== TO DO ==
Every line below that includes "threadIdx" counts toward the total. Report that total alone.

[[ RECORDS FOR PROCESSING, beginning ]]

struct sopro_ar_session {
  sopro_engine* e = nullptr;
  int max_batch = 0, max_steps = 0, Lmax = 0;
  int utts_per_team = 0;
  float *ring = nullptr, *xa = nullptr, *xb = nullptr, *hbuf = nullptr, *qbuf = nullptr, *abuf = nullptr,
        *logits = nullptr, *kc = nullptr, *vc = nullptr;
  int *tokens = nullptr, *sampled = nullptr, *text_len = nullptr, *n_tokens = nullptr, *done = nullptr;
  UttState* st = nullptr;
  SamplingDev* samp = nullptr;
  unsigned* barrier = nullptr;
  unsigned* tok_ll = nullptr;
  unsigned seq_base = 0;
  TileDesc* tiles = nullptr;
  int* n_tiles = nullptr;
  unsigned char* stage_tiles = nullptr;
  std::vector<unsigned char> h_stage_tiles;
  int tile_P = -1, tile_wbuf = -1, tile_qatt = -1;
  bool qatt = false;
  std::vector<TileDesc> h_tiles;
  std::vector<int> h_ntiles;
  float *h_cond = nullptr, *h_txt = nullptr, *h_noise = nullptr;
  size_t h_cond_cap = 0, h_txt_cap = 0, h_noise_cap = 0;
  int B = 0, steps = 0, noise_k = 0, t_pos = 0;
  const float* cond = nullptr;
  const float* noise = nullptr;
  const int* forced = nullptr;
  float* trace_blocks = nullptr;
  float* trace_logits = nullptr;
  long long* timing = nullptr;
  int timing_step = -1;
  float* attn_trace = nullptr;
  int64_t attn_ld = 0;
  int max_len = 0;
  bool begun = false;
  std::vector<UttState> host_st;
  unsigned char* pin = nullptr;
  size_t pin_bytes = 0;
// ... 246 lines not shown
  A((void**)&s->n_tokens, B * 4);
  A((void**)&s->done, B * 4);
  A((void**)&s->st, B * sizeof(UttState));
  A((void**)&s->samp, B * sizeof(SamplingDev));
  A((void**)&s->barrier, (size_t)e->n_sms * 32 * 4);
  A((void**)&s->tiles, (size_t)e->n_sms * kMaxTilesPerStep * sizeof(TileDesc));
  A((void**)&s->n_tiles, (size_t)e->n_sms * 4);
  A((void**)&s->stage_tiles, (size_t)e->n_sms * kMaxStages);
  if (err != cudaSuccess) {
    session_free(s);
    delete s;
    return fail(SOPRO_ERR_CUDA, "session allocation failed: %s", cudaGetErrorString(err));
  }
  *out = s;
  return SOPRO_OK;
}

int sopro_ar_session_destroy(sopro_ar_session_t* s) {
  if (!s) return SOPRO_OK;
  cudaSetDevice(s->e->device);
  session_free(s);
  delete s;
  return SOPRO_OK;
}

int sopro_ar_session_set_team(sopro_ar_session_t* s, int utts_per_team) {
  if (!s) return fail(SOPRO_ERR_INVALID, "null session");
  if (utts_per_team < 0 || utts_per_team > kMaxUttPerTeam)
    return fail(SOPRO_ERR_INVALID, "utts_per_team must be in [0,%d]", kMaxUttPerTeam);
  s->utts_per_team = utts_per_team;
  return SOPRO_OK;
}

}
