diff --git a/rag-gesture_amd/csrc/rg_tail.h b/rag-gesture_amd/csrc/rg_tail.h
--- a/rag-gesture_amd/csrc/rg_tail.h
+++ b/rag-gesture_amd/csrc/rg_tail.h
@@ -165,7 +165,7 @@
   __builtin_memcpy(&v, p + offset, sizeof(T));
   return v;
 }
-__device__ __forceinline__ int* late_ctr() { return late_arg<int*>(offsetof(rg_seq_args, glue_ctr)); }
+__device__ __forceinline__ int* late_ctr(const unsigned base = 0) { return late_arg<int*>(base + offsetof(rg_seq_args, glue_ctr)); }
 
 __device__ __forceinline__ void store_head(float* head, const unsigned byte_offset, const f32x4 v) {
   const auto rs = __builtin_amdgcn_make_buffer_rsrc(head, 0, 0x7fffffff, 0x00020000);
@@ -173,7 +173,8 @@
 }
 
 template <int NTH>
-__device__ __forceinline__ void arrive_and_glue(int* const ctr, const int c0, const int c1, int* const flag, const int wave) {
+__device__ __forceinline__ void arrive_and_glue(int* const ctr, const int c0, const int c1, int* const flag, const int wave,
+                                                const unsigned base = 0) {
   const int lane = __builtin_amdgcn_mbcnt_hi(~0u, __builtin_amdgcn_mbcnt_lo(~0u, 0u));
   if (wave == 0 && lane == 0) {
     int m = 0;
@@ -185,7 +186,7 @@
   const int m = *flag;
   __syncthreads();
   if (m == 0) return;
-  const rg_glue_args g = late_arg<rg_glue_args>(offsetof(rg_seq_args, glue));
+  const rg_glue_args g = late_arg<rg_glue_args>(base + offsetof(rg_seq_args, glue));
   const float ton = two_over_numel(g);
 #pragma unroll 1
   for (int q = 0; q < 2; ++q) {
diff --git a/rag-gesture_amd/denoiser.py b/rag-gesture_amd/denoiser.py
--- a/rag-gesture_amd/denoiser.py
+++ b/rag-gesture_amd/denoiser.py
@@ -365,6 +365,13 @@
                 return out
         return self._forward_chain(x, step, step_b, split)
 
+    @staticmethod
+    def forward_many(sessions, calls):
+        for s, kw in zip(sessions, calls):
+            if s.sq is None or not kw["x"].is_contiguous():
+                raise capi.RgError("DenoiserSession.forward_many: the sequence-stationary engine only, x contiguous")
+        return SQ.run_many([s.sq for s in sessions], calls)
+
     LN_GUARD_SIGMAS = 3.0
 
     def _forward_guarded(self, x, step):
diff --git a/rag-gesture_amd/pipeline.py b/rag-gesture_amd/pipeline.py
--- a/rag-gesture_amd/pipeline.py
+++ b/rag-gesture_amd/pipeline.py
@@ -299,8 +299,10 @@
                  body_part_lossweights=None, device="cuda", precision="bf16", lanes=2, sample_lanes=None, session_options=None,
                  vae_options=None, async_results=False, slots=2, max_inflight=2, cobatch_lanes="batch", base_lanes=8,
                  batch_lanes=4, lane_streams=None, calibrate_lanes=True, decode_stream=False, dynamic_forms=False, dynamic_budget=None, invert_alone_wide=True, tail_glue=True,
-                 cache_exemplar_latents=True, exemplar_cache_bytes=8 << 30, skip_clip_encode=True, grouped_decode=True, **kwargs):
+                 cache_exemplar_latents=True, exemplar_cache_bytes=8 << 30, skip_clip_encode=True, grouped_decode=True,
+                 grouped_drain=True, **kwargs):
         super().__init__()
+        self.grouped_drain = bool(grouped_drain)
         self.grouped_decode = bool(grouped_decode)
         self.cache_exemplar_latents, self.exemplar_cache_bytes = bool(cache_exemplar_latents), int(exemplar_cache_bytes)
         self.skip_clip_encode = bool(skip_clip_encode)
@@ -408,7 +410,8 @@
         if not self.use_graphs:
             return fn(inputs)
         if owner is not None:
-            key = key + self._form_tag(self._session_opts(owner[0], owner[1], owner[2]))
+            for o in (owner if isinstance(owner[0], tuple) else (owner,)):
+                key = key + self._form_tag(self._session_opts(o[0], o[1], o[2]))
         ent = self._graphs.pop(key, None)
         if ent is not None:
             self._graphs[key] = ent
@@ -494,7 +497,7 @@
                 old = next(iter(self._sessions))
                 torch.cuda.synchronize()
                 del self._sessions[old]
-                for gk in [g for g, o in self._graph_owner.items() if o == old[:4]]:
+                for gk in [g for g, o in self._graph_owner.items() if o == old[:4] or old[:4] in o]:
                     self._graphs.pop(gk, None)
                     del self._graph_owner[gk]
             self._sessions[key] = denoiser.DenoiserSession(self.model.weights, B, **opts)
@@ -794,7 +797,7 @@
             visualize_inversion=visualize_inversion, inversion_start_time=inversion_start_time, vis_inv=[], vis_pairs=[],
             word=word, audio=audio, spk=spk, motion_mask=motion_mask, qmask=qmask, early_cond=early_cond,
             use_prev_latent=use_prev_latent, prev_latent=prev_latent, idx_groups=(up_i, ha_i, fa_i, lt_i), slot=self._slot, pid=pid, seq=self._submitted, via_submit=cob is not None,
-            prev_future=prev_future if in_seq is not None else None, latent_ready=None)
+            prev_future=prev_future if in_seq is not None else None, latent_ready=None, wait_streams=())
         st.handle = self._last_state = types.SimpleNamespace(B=B, x_out=st.x_out, latent_ready=None)
         if cob is not None:
             st.word, st.audio, st.spk = (t.to(dev).clone() for t in (word, audio, spk))
@@ -827,8 +830,8 @@
             for idx in st.idx_groups:
                 h.call("copy_rows", lat.contiguous(), st.in_seq, st.B, 1, st.D, st.T, idx[-1], st.T, idx[0])
 
-    def _take_slot(self, pid, main, lanes):
-        slot = self._slots[pid] = (self._slots.get(pid, 0) + 1) % self.slots
+    def _take_slot(self, pid, main, lanes, slot=None):
+        slot = self._slots[pid] = (self._slots.get(pid, 0) + 1) % self.slots if slot is None else slot
         self._wait_slot(main, lanes, slot)
         self._slot = slot
         return slot
@@ -875,10 +878,72 @@
         return sorted((p for p in self._pend if self._pend[p].seq <= seq), key=lambda p: self._pend[p].seq)
 
     def _finish_pending(self, upto=None, resume=None):
-        for p in self._pending_upto(float("inf") if upto is None else upto):
-            self._ready.append(self._finish_alone(self._pend.pop(p)))
+        sts = [self._pend.pop(p) for p in self._pending_upto(float("inf") if upto is None else upto)]
+        group = self._drain_group(sts) if self.grouped_drain else []
+        if group:
+            self._drain_grouped(group)
+        for st in sts:
+            self._ready.append(self._tail(st) if any(st is g for g in group) else self._finish_alone(st))
         if resume is not None:
             self._slot = self._slots[resume.pid] = resume.slot
+
+    DRAIN_SLOT = 0
+
+    def _drain_group(self, sts):
+        sett = lambda st: (st.T, st.S, bool(st.use_insertion_guidance), tuple(int(v) for v in st.guidance_iters), float(st.guidance_lr))
+
+        def alone_on_a_lane(st):
+            return (st.run_async and st.via_submit and not st.ddpm and st.prev_future is None and st.plan == st.plan_s
+                    and len(st.plan_s) == 1 and tuple(st.plan_s[0][2:]) == (0, st.B))
+
+        def one_sequence_form(st):
+            o = self._session_opts(st.B, "sample", st.plan_s[0][0])
+            return (self._runs_seq_engine(o) and not o.get("seq_pairs") and not o.get("seq_duo") and not o["seq_twin"] and "lane_dyn" not in o
+                    and o["tail_glue"] and sampler.TAIL_GLUE and self.model.weights.h.recorder is None)
+        if self.precision != "bf16":
+            return []
+        group, lanes = [], set()
+        for st in sts:
+            if (len(group) < sampler.MANY_MAX and alone_on_a_lane(st) and st.plan_s[0][0] not in lanes and one_sequence_form(st)
+                    and (not group or sett(st) == sett(group[0]))):
+                group.append(st)
+                lanes.add(st.plan_s[0][0])
+        return group if len(group) >= 2 else []
+
+    def _drain_grouped(self, sts):
+        main = torch.cuda.current_stream()
+        sess = {}
+        for st in sts:
+            lane, _, b0, b1 = st.plan_s[0]
+            st.main = main
+            st.slot = self._take_slot(st.pid, main, [lane], slot=self.DRAIN_SLOT % self.slots)
+            self._sample_conditions(lane, b0, b1, st.word, st.audio, st.spk, st.motion_mask, st.qmask)
+            sess[id(st)] = self._session(st.B, "sample", lane)
+        order = sorted(sts, key=lambda st: st.plan_s[0][0])
+        n, g = len(order), order[0].plan_s[0][1]
+        g.wait_stream(main)
+        for st in order:
+            if st.plan_s[0][1] is not g:
+                g.wait_stream(st.plan_s[0][1])
+            self._used_on(g, st.x, st.in_seq, st.inseq_noise, st.invl, st.x_out)
+            st.wait_streams = [g]
+        guided = bool(order[0].use_insertion_guidance)
+        gi, lr = tuple(int(v) for v in order[0].guidance_iters), float(order[0].guidance_lr)
+        sessions = [sess[id(st)] for st in order]
+        ins = {}
+        for k, st in enumerate(order):
+            ins.update({"x%d" % k: st.x, "in_seq%d" % k: st.in_seq, "noise%d" % k: st.inseq_noise, "invl%d" % k: st.invl if guided else None})
+
+        def loop(s):
+            col = lambda name: [s["%s%d" % (name, k)] for k in range(n)]
+            return tuple(sampler.sample_loop_many(sessions, col("x"), col("in_seq"), col("noise"), col("invl") if guided else None,
+                                                  gi if guided else None, lr))
+        owners = tuple((st.B, "sample", st.plan_s[0][0], st.slot) for st in order)
+        key = ("guided_many" if guided else "sample_many", owners, order[0].T, tuple(st.in_seq is not None for st in order), gi, lr)
+        with torch.cuda.stream(g), self._phase("sampling"):
+            outs = self._graph_run(key, ins, loop, owner=owners)
+            for st, xl in zip(order, outs):
+                st.x_out.copy_(xl)
 
     def _set_conditions_pair(self, sess, key, own, a, b, n_a):
         dev = self.model.weights.dev
@@ -1077,7 +1142,7 @@
             self._last_out_seq = st.seq
         if self._jitter is not None:
             self._jitter(tail, "tail")
-        for _, stream, _, _ in st.plan + st.plan_s:
+        for stream in [s for _, s, _, _ in st.plan + st.plan_s] + list(st.wait_streams):
             if stream is not tail:
                 tail.wait_stream(stream)
         st.latent_ready = st.handle.latent_ready = tail.record_event()
diff --git a/rag-gesture_amd/sampler.py b/rag-gesture_amd/sampler.py
--- a/rag-gesture_amd/sampler.py
+++ b/rag-gesture_amd/sampler.py
@@ -4,7 +4,7 @@
 
 from . import capi
 
-from .seqfwd import GlueArgs
+from .seqfwd import GlueArgs, MANY_MAX
 
 SPLICE_MAX = capi.header_constants()["RG_SPLICE_MAX"]
 SpliceTable = capi.struct("rg_splice_table")
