@@ -422,9 +455,9 @@
 
     auto mid_barrier = [&](auto shc, int tn) {
         if (kr(shc, tn, 0))
-            __builtin_amdgcn_s_waitcnt(0x4F74);
+            __builtin_amdgcn_s_waitcnt(w64_vmcnt_imm(16 + DMA_PH));
         else
-            __builtin_amdgcn_s_waitcnt(0x0F78);
+            __builtin_amdgcn_s_waitcnt(w64_vmcnt_imm(4 + DMA_PH));
         __builtin_amdgcn_s_barrier();
     };
 
@@ -443,19 +476,18 @@
         if constexpr (k % 3 == 1 && k <= 10) load_mq(shc, msn, hc, std::integral_constant<int, k / 3>{}, tn);
 #endif
 #ifndef W64_EXP_NO_DMA
-        if constexpr (k % 3 == 1 && k >= 13) stage_piece(td, 4 * half + (k - 13) / 3);
+        if constexpr (k % 3 == 1 && k >= 13 && (k - 13) / 3 < DMA_PH)
+            stage_piece(td, std::integral_constant<int, DMA_PH * half + (k - 13) / 3>{});
 #endif
     };
     using H0 = std::integral_constant<int, 0>;
     using H1 = std::integral_constant<int, 1>;
 
-#pragma unroll
-    for (int i = 0; i < DMA_PW; ++i) stage_piece(st0, i);
-#pragma unroll
-    for (int i = 0; i < DMA_PW; ++i) stage_piece(st0 + 1, i);
+    static_for<DMA_PW>([&](auto ic) { stage_piece(st0, ic); });
+    static_for<DMA_PW>([&](auto ic) { stage_piece(st0 + 1, ic); });
     static_for<2>([&](auto uc) { static_for<4>([&](auto gc) { load_mq(SH0{}, MSX{}, uc, gc, st0); }); });
     {
-        float *evw = reinterpret_cast<float *>(smem + W64_RING);
+        float *evw = reinterpret_cast<float *>(smem + w64_ring<CV>());
         for (int i = threadIdx.x; i < Npad / H3_TILE; i += W64_NW * 64) evw[i] = vexp_b[i];
     }
     w64_vmwait<0>();
@@ -491,7 +523,7 @@
                   [&](auto kc) { sm2_slice(kc, 1, sa[1], ep, sb, ph[1], pl[1]); });
         W64_ST(si + 1);
         pv_region(std::integral_constant<int, 1>{}, Lp + H3_KTB, ph[1], pl[1], next_k(L), [&](auto kc) {
-            if constexpr (decltype(kc)::value == 0) w64_mwait_after(kr(shc, t, 1));
+            if constexpr (decltype(kc)::value == 0) w64_mwait_after<DMA_PH>(kr(shc, t, 1));
             if constexpr (decltype(kc)::value == 2) en = load_ev(min(t + 1, st1 - 1));
             sm1_slice(kc, 0, S[0], mregs(msc, H0{}), ec, key0, sa[0]);
             issue_half(shc, kc, H0{}, min(t + 1, st1 - 1), t + 2, msn);
@@ -504,7 +536,7 @@
         mid_barrier(shc, min(t + 1, st1 - 1));
         W64_ST(si + 4);
         pv_region(std::integral_constant<int, 0>{}, L + H3_KTB, ph[0], pl[0], next_k(slot_of(t + 1)), [&](auto kc) {
-            if constexpr (decltype(kc)::value == 0) w64_mwait_after(kr(shc, min(t + 1, st1 - 1), 0));
+            if constexpr (decltype(kc)::value == 0) w64_mwait_after<DMA_PH>(kr(shc, min(t + 1, st1 - 1), 0));
             sm1_slice(kc, 1, S[1], mregs(msc, H1{}), ec, key0, sa[1]);
             issue_half(shc, kc, H1{}, min(t + 1, st1 - 1), t + 2, msn);
         });
@@ -564,13 +596,14 @@
 #endif
 }
 
-template <int U> PDSC_DEV void w64_read_o(f32x16 (&O)[4]) {
-    static_for<64>([&](auto ic) {
+template <int U, int CV> PDSC_DEV void w64_read_o(f32x16 (&O)[CV / 32]) {
+    static_for<CV / 2>([&](auto ic) {
         constexpr int i = decltype(ic)::value;
-        O[i >> 4][i & 15] = w64_read_a<W64_AO + 64 * U + i>();
+        O[i >> 4][i & 15] = w64_read_a<W64_AO + CV / 2 * U + i>();
     });
 }
 
+template <int CV>
 PDSC_DEV void w64_store_partial(const AttnGridH3 &g, const AttnBlock &blk, float *__restrict__ opart,
                                 float *__restrict__ ml, int wave, int lane, const float (&m_run)[2],
                                 const float (&l_run)[2]) {
@@ -579,12 +612,12 @@
     static_for<2>([&](auto uc) {
         constexpr int u = decltype(uc)::value;
         const int q0 = blk.qb * W64_QPB + wave * W64_QW + 32 * u, qq = q0 + (lane & 31);
-        f32x16 O[4];
-        w64_read_o<u>(O);
+        f32x16 O[CV / 32];
+        w64_read_o<u, CV>(O);
         if (q0 < Npad) {
             float *Ob = opart + obase * CH + (size_t)(q0 >> 5) * (H3_TILE * CH) + 4 * lane;
 #pragma unroll
-            for (int t = 0; t < 4; ++t)
+            for (int t = 0; t < CV / 32; ++t)
 #pragma unroll
                 for (int q = 0; q < 4; ++q)
                     *reinterpret_cast<f32x4 *>(Ob + (4 * t + q) * 256) =
@@ -597,7 +630,7 @@
     });
 }
 
-template <bool XCD>
+template <bool XCD, int CV = CH>
 __global__ __launch_bounds__(W64_NW * 64, 1) __attribute__((amdgpu_num_vgpr(W64_VM))) void attention_w64_kernel(
     const _Float16 *__restrict__ Qs, const _Float16 *__restrict__ Ks, const _Float16 *__restrict__ Vs,
     const float *__restrict__ vexp, const float *__restrict__ M, AttnGridH3 g, float *__restrict__ opart,
@@ -607,8 +640,8 @@
     if (blk.qb * W64_QPB >= g.n(blk.b)) return;
     const int tid = threadIdx.x, wave = __builtin_amdgcn_readfirstlane(tid >> 6), lane = tid & 63;
     float m_run[2], l_run[2];
-    attention_w64_core(Qs, Ks, Vs, vexp, M, g, blk, w64smem, wave, lane, m_run, l_run);
-    w64_store_partial(g, blk, opart, ml, wave, lane, m_run, l_run);
+    attention_w64_core<CV>(Qs, Ks, Vs, vexp, M, g, blk, w64smem, wave, lane, m_run, l_run);
+    w64_store_partial<CV>(g, blk, opart, ml, wave, lane, m_run, l_run);
 }
 
 __host__ __device__ inline int w64_sk_owner(long x, long T, int nwg) { return (int)(((x + 1) * nwg - 1) / T); }
@@ -620,20 +653,22 @@
     return ns;
 }
 
+template <int CV>
 PDSC_DEV void w64_zero_partial(const AttnGridH3 &g, int b, int qb, int s, float *__restrict__ opart,
                                float *__restrict__ ml, int tid) {
     const int Npad = g.Npad;
     const size_t obase = (size_t)(b * g.nsplit + s) * Npad;
     const int r0 = qb * W64_QPB, r1 = min(Npad, r0 + W64_QPB);
     f32x4 *Ob = reinterpret_cast<f32x4 *>(opart + (obase + r0) * CH);
-    for (int i = tid; i < (r1 - r0) * CH / 4; i += W64_NW * 64) Ob[i] = f32x4{0.0f, 0.0f, 0.0f, 0.0f};
+    constexpr int TQ = H3_TILE * CH / 4, WQ = H3_TILE * CV / 4;
+    for (int i = tid; i < (r1 - r0) * CV / 4; i += W64_NW * 64) Ob[i / WQ * TQ + i % WQ] = f32x4{0.0f, 0.0f, 0.0f, 0.0f};
     for (int r = r0 + tid; r < r1; r += W64_NW * 64) {
         ml[(obase + r) * 2] = -INFINITY;
         ml[(obase + r) * 2 + 1] = 0.0f;
     }
 }
 
-template <bool XCD>
+template <bool XCD, int CV = CH>
 __global__ __launch_bounds__(W64_NW * 64, 1) __attribute__((amdgpu_num_vgpr(W64_VM))) void attention_w64_sk_kernel(
     const _Float16 *__restrict__ Qs, const _Float16 *__restrict__ Ks, const _Float16 *__restrict__ Vs,
     const float *__restrict__ vexp, const float *__restrict__ M, AttnGridH3 g, int nwg, float *__restrict__ opart,
@@ -653,10 +688,10 @@
         blk.st1 = (int)(x1 - k0);
         __builtin_amdgcn_s_waitcnt(0x0070);
         float m_run[2], l_run[2];
-        attention_w64_core(Qs, Ks, Vs, vexp, M, g, blk, w64smem, wave, lane, m_run, l_run);
-        w64_store_partial(g, blk, opart, ml, wave, lane, m_run, l_run);
+        attention_w64_core<CV>(Qs, Ks, Vs, vexp, M, g, blk, w64smem, wave, lane, m_run, l_run);
+        w64_store_partial<CV>(g, blk, opart, ml, wave, lane, m_run, l_run);
         if (x1 == k0 + nst)
-            for (int s = blk.split + 1; s < g.nsplit; ++s) w64_zero_partial(g, blk.b, blk.qb, s, opart, ml, tid);
+            for (int s = blk.split + 1; s < g.nsplit; ++s) w64_zero_partial<CV>(g, blk.b, blk.qb, s, opart, ml, tid);
         x = x1;
     }
 }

[[ RECORDS FOR PROCESSING, end ]]

== SOLUTION TO THE EXERCISE ==
2